:: EXCERPTED DATA

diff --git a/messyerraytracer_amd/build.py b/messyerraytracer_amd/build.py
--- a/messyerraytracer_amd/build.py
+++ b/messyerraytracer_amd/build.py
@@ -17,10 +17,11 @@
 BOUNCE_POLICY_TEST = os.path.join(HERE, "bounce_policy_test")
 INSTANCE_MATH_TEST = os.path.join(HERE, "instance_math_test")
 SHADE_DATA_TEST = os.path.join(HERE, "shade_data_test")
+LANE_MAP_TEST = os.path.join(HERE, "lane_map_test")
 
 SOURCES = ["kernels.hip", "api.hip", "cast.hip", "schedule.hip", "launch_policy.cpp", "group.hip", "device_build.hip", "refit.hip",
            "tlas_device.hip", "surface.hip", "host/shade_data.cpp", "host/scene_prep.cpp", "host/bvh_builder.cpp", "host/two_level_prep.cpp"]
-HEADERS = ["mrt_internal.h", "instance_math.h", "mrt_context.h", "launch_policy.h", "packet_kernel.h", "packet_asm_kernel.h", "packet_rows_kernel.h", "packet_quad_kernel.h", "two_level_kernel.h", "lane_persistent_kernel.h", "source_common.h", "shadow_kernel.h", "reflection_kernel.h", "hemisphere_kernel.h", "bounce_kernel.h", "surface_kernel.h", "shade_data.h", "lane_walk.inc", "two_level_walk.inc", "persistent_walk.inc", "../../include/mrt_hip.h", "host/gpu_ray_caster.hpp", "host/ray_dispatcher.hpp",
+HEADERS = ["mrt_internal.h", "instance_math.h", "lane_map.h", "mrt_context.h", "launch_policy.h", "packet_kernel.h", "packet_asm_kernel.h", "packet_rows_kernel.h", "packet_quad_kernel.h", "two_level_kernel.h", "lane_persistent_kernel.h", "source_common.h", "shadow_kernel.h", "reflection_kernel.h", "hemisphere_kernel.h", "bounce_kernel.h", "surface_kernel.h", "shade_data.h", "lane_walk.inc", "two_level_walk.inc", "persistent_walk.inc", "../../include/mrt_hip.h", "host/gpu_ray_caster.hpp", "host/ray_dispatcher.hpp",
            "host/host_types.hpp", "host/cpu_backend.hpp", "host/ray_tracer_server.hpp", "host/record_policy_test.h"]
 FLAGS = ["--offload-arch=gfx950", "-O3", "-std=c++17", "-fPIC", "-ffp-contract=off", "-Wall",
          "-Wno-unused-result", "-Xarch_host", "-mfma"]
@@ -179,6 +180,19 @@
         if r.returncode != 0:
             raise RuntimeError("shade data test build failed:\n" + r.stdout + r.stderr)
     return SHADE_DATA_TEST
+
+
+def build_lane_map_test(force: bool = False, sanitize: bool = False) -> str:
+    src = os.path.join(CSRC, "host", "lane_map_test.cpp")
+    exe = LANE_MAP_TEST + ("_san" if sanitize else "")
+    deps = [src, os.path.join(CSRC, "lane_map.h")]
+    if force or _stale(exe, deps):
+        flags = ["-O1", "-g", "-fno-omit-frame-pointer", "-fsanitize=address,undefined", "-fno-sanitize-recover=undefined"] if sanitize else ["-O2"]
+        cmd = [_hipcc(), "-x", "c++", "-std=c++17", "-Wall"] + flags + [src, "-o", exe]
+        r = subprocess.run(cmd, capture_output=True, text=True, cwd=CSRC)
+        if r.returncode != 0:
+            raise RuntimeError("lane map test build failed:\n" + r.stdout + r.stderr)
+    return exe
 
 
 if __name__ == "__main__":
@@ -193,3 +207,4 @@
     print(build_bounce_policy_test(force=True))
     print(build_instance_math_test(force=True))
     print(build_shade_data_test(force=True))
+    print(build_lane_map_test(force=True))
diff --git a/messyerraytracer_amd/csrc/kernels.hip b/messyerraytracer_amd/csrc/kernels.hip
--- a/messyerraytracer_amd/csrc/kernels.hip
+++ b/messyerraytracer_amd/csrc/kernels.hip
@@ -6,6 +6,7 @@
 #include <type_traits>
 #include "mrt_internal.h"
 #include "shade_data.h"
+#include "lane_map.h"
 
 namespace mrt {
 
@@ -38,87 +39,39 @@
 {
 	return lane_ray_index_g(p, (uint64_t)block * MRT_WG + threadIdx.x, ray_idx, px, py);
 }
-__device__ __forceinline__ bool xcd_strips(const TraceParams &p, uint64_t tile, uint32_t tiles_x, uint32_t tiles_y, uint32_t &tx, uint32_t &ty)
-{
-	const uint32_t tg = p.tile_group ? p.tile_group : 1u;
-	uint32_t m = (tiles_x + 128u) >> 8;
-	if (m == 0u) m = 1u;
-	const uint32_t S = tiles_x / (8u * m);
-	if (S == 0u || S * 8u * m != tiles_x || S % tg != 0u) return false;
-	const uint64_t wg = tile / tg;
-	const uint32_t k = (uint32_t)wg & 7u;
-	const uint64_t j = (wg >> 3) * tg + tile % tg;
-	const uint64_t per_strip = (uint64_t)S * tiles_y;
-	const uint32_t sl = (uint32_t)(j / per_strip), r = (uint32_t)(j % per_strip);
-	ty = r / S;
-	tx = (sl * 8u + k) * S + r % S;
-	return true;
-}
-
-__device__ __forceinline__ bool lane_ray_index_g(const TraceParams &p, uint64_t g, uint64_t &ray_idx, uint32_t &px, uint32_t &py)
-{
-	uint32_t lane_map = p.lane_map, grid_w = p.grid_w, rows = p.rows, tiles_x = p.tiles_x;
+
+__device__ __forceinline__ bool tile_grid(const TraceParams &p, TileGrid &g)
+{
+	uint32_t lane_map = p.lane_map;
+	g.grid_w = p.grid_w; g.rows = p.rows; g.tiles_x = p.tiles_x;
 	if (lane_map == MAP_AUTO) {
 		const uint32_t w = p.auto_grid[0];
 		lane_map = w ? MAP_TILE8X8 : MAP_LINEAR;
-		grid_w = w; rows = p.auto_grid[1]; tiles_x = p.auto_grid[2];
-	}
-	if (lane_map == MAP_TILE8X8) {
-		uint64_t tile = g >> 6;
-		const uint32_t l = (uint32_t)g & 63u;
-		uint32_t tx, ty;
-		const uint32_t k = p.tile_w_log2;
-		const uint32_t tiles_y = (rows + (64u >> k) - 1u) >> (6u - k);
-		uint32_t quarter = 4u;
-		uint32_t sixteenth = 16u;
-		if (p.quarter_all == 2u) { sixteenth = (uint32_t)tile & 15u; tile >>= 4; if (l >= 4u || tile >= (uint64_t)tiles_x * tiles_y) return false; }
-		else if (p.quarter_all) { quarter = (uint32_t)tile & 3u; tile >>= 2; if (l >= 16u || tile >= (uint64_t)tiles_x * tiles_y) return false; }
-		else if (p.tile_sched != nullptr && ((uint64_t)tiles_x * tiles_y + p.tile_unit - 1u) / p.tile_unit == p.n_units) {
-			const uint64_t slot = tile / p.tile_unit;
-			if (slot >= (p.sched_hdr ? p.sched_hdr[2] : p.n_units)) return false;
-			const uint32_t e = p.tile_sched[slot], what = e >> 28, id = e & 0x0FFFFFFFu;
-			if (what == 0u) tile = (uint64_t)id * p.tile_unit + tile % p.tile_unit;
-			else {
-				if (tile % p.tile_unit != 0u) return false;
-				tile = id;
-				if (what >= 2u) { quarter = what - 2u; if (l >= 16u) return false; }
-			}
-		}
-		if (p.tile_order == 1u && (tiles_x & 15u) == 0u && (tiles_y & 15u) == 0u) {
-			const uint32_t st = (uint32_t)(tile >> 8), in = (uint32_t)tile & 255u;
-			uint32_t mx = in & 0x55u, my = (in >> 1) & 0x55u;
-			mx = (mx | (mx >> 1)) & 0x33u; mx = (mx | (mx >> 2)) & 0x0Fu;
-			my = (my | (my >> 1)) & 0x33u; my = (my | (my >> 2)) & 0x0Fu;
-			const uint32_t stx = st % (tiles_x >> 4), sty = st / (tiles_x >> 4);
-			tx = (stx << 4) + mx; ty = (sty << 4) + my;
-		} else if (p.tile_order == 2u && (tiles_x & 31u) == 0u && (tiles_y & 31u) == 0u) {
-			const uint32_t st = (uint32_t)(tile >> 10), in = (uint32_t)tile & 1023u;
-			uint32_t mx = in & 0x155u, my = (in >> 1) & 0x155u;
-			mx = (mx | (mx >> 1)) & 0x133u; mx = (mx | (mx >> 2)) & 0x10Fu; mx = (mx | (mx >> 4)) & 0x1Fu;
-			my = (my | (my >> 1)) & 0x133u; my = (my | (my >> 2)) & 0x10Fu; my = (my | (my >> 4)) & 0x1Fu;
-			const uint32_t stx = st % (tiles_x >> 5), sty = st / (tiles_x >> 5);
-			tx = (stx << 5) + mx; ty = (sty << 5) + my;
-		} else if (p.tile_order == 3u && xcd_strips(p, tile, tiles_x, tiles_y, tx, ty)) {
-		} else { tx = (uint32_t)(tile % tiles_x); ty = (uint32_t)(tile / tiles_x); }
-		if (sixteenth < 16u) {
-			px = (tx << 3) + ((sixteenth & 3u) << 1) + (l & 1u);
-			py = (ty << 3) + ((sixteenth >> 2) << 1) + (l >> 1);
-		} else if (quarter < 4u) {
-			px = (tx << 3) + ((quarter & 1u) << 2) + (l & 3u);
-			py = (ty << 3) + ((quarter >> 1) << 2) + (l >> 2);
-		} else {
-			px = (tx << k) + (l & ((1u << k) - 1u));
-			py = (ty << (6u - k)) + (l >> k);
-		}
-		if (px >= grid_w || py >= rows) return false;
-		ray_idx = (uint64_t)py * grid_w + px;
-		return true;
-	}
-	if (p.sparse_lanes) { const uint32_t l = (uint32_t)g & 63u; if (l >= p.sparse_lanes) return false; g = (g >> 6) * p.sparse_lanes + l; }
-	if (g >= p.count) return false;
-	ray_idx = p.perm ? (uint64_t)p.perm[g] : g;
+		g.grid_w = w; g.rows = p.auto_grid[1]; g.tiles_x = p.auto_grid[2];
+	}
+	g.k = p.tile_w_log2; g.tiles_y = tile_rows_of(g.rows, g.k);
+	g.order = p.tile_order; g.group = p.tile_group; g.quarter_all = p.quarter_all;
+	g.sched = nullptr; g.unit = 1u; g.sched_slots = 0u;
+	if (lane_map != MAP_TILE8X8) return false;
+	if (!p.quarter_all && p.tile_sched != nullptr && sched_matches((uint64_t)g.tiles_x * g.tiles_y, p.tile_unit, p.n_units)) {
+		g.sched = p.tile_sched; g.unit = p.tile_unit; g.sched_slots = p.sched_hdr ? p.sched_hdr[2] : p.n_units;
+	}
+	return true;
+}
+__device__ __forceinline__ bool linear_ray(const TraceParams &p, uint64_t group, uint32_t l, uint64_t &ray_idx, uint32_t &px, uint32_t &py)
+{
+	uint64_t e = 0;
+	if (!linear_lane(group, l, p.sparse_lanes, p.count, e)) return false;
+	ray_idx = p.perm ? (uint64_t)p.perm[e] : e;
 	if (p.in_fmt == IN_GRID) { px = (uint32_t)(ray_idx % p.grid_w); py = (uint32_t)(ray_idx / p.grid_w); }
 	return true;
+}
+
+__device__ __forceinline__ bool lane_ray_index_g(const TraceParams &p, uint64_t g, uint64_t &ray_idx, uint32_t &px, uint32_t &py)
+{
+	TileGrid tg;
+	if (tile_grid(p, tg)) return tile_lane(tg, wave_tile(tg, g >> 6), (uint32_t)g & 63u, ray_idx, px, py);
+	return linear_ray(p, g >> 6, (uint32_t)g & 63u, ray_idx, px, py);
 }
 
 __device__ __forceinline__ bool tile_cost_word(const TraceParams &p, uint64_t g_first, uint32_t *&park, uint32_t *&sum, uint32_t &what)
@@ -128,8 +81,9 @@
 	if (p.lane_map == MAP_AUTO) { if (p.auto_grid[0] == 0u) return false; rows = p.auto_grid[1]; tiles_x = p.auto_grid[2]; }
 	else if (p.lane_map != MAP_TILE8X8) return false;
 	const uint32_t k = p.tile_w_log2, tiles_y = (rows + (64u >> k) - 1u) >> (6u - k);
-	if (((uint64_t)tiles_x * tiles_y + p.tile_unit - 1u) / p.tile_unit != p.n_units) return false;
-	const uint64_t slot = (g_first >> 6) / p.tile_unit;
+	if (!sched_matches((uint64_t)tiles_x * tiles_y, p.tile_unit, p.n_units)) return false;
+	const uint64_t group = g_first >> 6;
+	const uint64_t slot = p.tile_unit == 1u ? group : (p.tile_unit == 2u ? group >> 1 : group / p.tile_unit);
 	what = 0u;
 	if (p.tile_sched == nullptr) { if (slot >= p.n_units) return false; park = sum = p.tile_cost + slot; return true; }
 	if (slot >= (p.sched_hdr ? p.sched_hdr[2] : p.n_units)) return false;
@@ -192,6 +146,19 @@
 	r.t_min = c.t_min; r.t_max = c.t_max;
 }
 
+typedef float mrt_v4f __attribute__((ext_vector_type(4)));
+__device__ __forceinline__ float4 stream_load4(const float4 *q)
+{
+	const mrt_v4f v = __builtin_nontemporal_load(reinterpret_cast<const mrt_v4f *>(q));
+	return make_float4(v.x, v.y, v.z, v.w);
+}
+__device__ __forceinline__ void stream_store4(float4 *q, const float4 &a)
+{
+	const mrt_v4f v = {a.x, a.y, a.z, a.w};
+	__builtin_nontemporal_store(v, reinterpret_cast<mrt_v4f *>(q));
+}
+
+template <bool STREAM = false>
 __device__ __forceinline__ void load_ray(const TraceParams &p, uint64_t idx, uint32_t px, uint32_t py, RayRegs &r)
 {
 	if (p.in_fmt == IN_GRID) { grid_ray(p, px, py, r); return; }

::::

--- WHAT IS EXPECTED ---
Could you set down, word for word, only the lines above from the line with "3u) << 1) + (l & 1u);" to the line with "g.quarter_all = p.quarter_all;", including both?

--- EXERCISE OUTPUT ---
-			px = (tx << 3) + ((sixteenth & 3u) << 1) + (l & 1u);
-			py = (ty << 3) + ((sixteenth >> 2) << 1) + (l >> 1);
-		} else if (quarter < 4u) {
-			px = (tx << 3) + ((quarter & 1u) << 2) + (l & 3u);
-			py = (ty << 3) + ((quarter >> 1) << 2) + (l >> 2);
-		} else {
-			px = (tx << k) + (l & ((1u << k) - 1u));
-			py = (ty << (6u - k)) + (l >> k);
-		}
-		if (px >= grid_w || py >= rows) return false;
-		ray_idx = (uint64_t)py * grid_w + px;
-		return true;
-	}
-	if (p.sparse_lanes) { const uint32_t l = (uint32_t)g & 63u; if (l >= p.sparse_lanes) return false; g = (g >> 6) * p.sparse_lanes + l; }
-	if (g >= p.count) return false;
-	ray_idx = p.perm ? (uint64_t)p.perm[g] : g;
+		g.grid_w = w; g.rows = p.auto_grid[1]; g.tiles_x = p.auto_grid[2];
+	}
+	g.k = p.tile_w_log2; g.tiles_y = tile_rows_of(g.rows, g.k);
+	g.order = p.tile_order; g.group = p.tile_group; g.quarter_all = p.quarter_all;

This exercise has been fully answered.